#### WORKING DATA ####

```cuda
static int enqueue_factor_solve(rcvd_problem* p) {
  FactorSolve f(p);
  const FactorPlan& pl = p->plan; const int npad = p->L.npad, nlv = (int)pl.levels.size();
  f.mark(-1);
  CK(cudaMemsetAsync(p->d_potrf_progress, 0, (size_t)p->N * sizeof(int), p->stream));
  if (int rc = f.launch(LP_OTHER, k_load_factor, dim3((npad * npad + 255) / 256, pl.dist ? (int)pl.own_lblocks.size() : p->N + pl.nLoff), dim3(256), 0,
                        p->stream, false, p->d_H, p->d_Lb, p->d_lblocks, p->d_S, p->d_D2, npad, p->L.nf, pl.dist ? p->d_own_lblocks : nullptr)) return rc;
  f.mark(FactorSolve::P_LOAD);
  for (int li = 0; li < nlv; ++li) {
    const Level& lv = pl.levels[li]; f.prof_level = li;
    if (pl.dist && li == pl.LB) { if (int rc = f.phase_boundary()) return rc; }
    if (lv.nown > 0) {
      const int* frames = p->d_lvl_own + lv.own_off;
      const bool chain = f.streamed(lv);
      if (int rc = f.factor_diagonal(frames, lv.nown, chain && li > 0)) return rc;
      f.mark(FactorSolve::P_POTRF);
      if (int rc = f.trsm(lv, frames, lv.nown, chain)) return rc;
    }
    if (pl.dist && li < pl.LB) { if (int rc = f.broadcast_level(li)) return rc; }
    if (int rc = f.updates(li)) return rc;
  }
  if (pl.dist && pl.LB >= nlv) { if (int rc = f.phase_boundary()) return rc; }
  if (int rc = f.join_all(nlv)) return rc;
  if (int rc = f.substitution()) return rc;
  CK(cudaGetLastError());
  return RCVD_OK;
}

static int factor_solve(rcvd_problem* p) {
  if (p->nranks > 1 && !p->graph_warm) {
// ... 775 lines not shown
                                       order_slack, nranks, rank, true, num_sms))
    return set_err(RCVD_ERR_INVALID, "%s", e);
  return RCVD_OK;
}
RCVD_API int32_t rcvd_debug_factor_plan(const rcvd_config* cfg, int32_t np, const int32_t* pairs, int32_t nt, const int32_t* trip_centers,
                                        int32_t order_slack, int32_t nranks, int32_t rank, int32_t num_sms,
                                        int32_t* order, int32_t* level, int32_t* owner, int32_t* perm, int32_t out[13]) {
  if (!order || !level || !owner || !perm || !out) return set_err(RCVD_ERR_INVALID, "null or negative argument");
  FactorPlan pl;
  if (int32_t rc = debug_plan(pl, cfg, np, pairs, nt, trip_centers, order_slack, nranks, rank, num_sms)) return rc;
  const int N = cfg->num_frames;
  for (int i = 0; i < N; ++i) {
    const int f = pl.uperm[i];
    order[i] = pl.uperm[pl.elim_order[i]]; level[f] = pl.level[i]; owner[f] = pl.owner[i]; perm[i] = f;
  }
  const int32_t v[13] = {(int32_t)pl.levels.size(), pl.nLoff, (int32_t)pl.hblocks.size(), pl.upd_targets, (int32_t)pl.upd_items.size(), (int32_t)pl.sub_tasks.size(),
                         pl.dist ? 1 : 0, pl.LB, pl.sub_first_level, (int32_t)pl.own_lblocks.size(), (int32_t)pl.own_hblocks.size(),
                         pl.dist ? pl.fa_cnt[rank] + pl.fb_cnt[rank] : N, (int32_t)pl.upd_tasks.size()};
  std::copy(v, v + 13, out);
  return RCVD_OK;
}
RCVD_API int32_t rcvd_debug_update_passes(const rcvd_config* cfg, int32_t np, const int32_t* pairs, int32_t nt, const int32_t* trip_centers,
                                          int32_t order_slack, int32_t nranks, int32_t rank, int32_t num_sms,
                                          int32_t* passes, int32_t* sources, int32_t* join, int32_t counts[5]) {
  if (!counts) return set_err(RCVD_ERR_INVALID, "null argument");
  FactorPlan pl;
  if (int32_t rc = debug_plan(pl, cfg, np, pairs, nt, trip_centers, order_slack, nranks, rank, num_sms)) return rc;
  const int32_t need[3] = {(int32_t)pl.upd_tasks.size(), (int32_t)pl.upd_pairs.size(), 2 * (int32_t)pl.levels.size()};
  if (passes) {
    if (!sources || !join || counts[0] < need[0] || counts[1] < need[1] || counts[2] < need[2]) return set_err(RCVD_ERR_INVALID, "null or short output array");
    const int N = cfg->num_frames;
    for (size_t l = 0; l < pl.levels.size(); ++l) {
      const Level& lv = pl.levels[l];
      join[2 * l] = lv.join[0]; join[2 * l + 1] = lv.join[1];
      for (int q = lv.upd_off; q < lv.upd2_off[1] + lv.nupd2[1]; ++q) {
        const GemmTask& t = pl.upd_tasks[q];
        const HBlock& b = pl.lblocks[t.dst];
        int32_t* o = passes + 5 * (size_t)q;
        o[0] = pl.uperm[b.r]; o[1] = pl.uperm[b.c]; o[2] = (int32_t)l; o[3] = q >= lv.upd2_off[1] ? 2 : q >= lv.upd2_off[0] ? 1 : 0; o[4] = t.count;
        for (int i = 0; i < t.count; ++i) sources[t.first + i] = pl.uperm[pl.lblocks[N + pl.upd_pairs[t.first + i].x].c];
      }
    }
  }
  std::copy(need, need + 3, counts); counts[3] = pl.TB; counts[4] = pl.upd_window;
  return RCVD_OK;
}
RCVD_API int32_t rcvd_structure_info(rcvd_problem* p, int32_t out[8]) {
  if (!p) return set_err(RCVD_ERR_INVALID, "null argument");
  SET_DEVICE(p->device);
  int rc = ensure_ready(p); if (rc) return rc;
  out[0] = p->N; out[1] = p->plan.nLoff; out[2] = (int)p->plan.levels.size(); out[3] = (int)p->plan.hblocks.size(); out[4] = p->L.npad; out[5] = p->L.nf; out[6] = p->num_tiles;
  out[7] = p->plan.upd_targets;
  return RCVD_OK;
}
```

####
#### WORKING DATA ####

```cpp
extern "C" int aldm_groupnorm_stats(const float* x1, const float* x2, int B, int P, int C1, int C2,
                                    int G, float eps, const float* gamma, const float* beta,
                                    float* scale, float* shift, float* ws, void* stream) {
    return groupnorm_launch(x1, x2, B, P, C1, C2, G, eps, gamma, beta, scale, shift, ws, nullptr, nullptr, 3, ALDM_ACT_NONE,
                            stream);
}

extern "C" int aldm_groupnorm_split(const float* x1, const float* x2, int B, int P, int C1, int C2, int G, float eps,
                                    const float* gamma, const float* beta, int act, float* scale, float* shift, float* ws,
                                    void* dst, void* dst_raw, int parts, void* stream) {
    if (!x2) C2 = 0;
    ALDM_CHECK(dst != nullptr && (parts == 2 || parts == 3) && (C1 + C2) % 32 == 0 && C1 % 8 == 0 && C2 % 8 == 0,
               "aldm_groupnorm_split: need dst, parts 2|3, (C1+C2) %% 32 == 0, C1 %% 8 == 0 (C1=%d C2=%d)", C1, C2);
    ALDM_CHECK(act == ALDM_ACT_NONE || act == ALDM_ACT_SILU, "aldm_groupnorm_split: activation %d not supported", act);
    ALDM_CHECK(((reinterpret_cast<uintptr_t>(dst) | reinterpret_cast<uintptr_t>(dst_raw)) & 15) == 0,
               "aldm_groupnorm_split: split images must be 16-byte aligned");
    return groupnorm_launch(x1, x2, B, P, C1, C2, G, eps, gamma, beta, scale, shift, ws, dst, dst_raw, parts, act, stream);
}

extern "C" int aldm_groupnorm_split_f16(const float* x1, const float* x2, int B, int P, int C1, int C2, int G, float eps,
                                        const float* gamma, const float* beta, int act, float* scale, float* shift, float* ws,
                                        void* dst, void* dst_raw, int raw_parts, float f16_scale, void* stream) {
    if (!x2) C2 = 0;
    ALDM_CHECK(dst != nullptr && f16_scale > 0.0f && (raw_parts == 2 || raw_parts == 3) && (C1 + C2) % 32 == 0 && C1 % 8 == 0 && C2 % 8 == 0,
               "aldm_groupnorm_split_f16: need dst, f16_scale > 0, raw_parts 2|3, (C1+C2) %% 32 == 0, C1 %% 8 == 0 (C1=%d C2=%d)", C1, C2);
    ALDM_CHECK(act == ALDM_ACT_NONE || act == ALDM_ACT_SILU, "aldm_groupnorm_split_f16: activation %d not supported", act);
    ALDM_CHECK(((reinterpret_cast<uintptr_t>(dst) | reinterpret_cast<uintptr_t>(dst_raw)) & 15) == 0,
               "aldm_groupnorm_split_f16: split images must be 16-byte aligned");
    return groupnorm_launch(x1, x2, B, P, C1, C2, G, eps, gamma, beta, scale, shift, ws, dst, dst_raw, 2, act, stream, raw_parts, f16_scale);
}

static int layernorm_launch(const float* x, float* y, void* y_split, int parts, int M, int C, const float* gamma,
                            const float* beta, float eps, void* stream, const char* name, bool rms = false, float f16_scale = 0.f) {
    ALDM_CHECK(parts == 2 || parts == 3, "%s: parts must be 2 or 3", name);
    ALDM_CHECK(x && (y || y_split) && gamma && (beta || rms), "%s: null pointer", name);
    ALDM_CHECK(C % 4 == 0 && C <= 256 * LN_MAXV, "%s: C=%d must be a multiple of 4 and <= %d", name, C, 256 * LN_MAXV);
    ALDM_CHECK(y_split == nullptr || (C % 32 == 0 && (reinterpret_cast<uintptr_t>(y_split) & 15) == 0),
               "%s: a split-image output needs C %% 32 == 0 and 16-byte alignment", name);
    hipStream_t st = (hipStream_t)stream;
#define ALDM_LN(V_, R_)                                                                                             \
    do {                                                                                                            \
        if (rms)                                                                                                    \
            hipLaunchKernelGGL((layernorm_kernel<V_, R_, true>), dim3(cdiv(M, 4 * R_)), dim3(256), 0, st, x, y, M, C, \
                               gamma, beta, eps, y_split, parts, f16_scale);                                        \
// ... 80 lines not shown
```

####

Among the lines of the data above, find those with the word "mark" and show them.

  f.mark(-1);
  f.mark(FactorSolve::P_LOAD);
      f.mark(FactorSolve::P_POTRF);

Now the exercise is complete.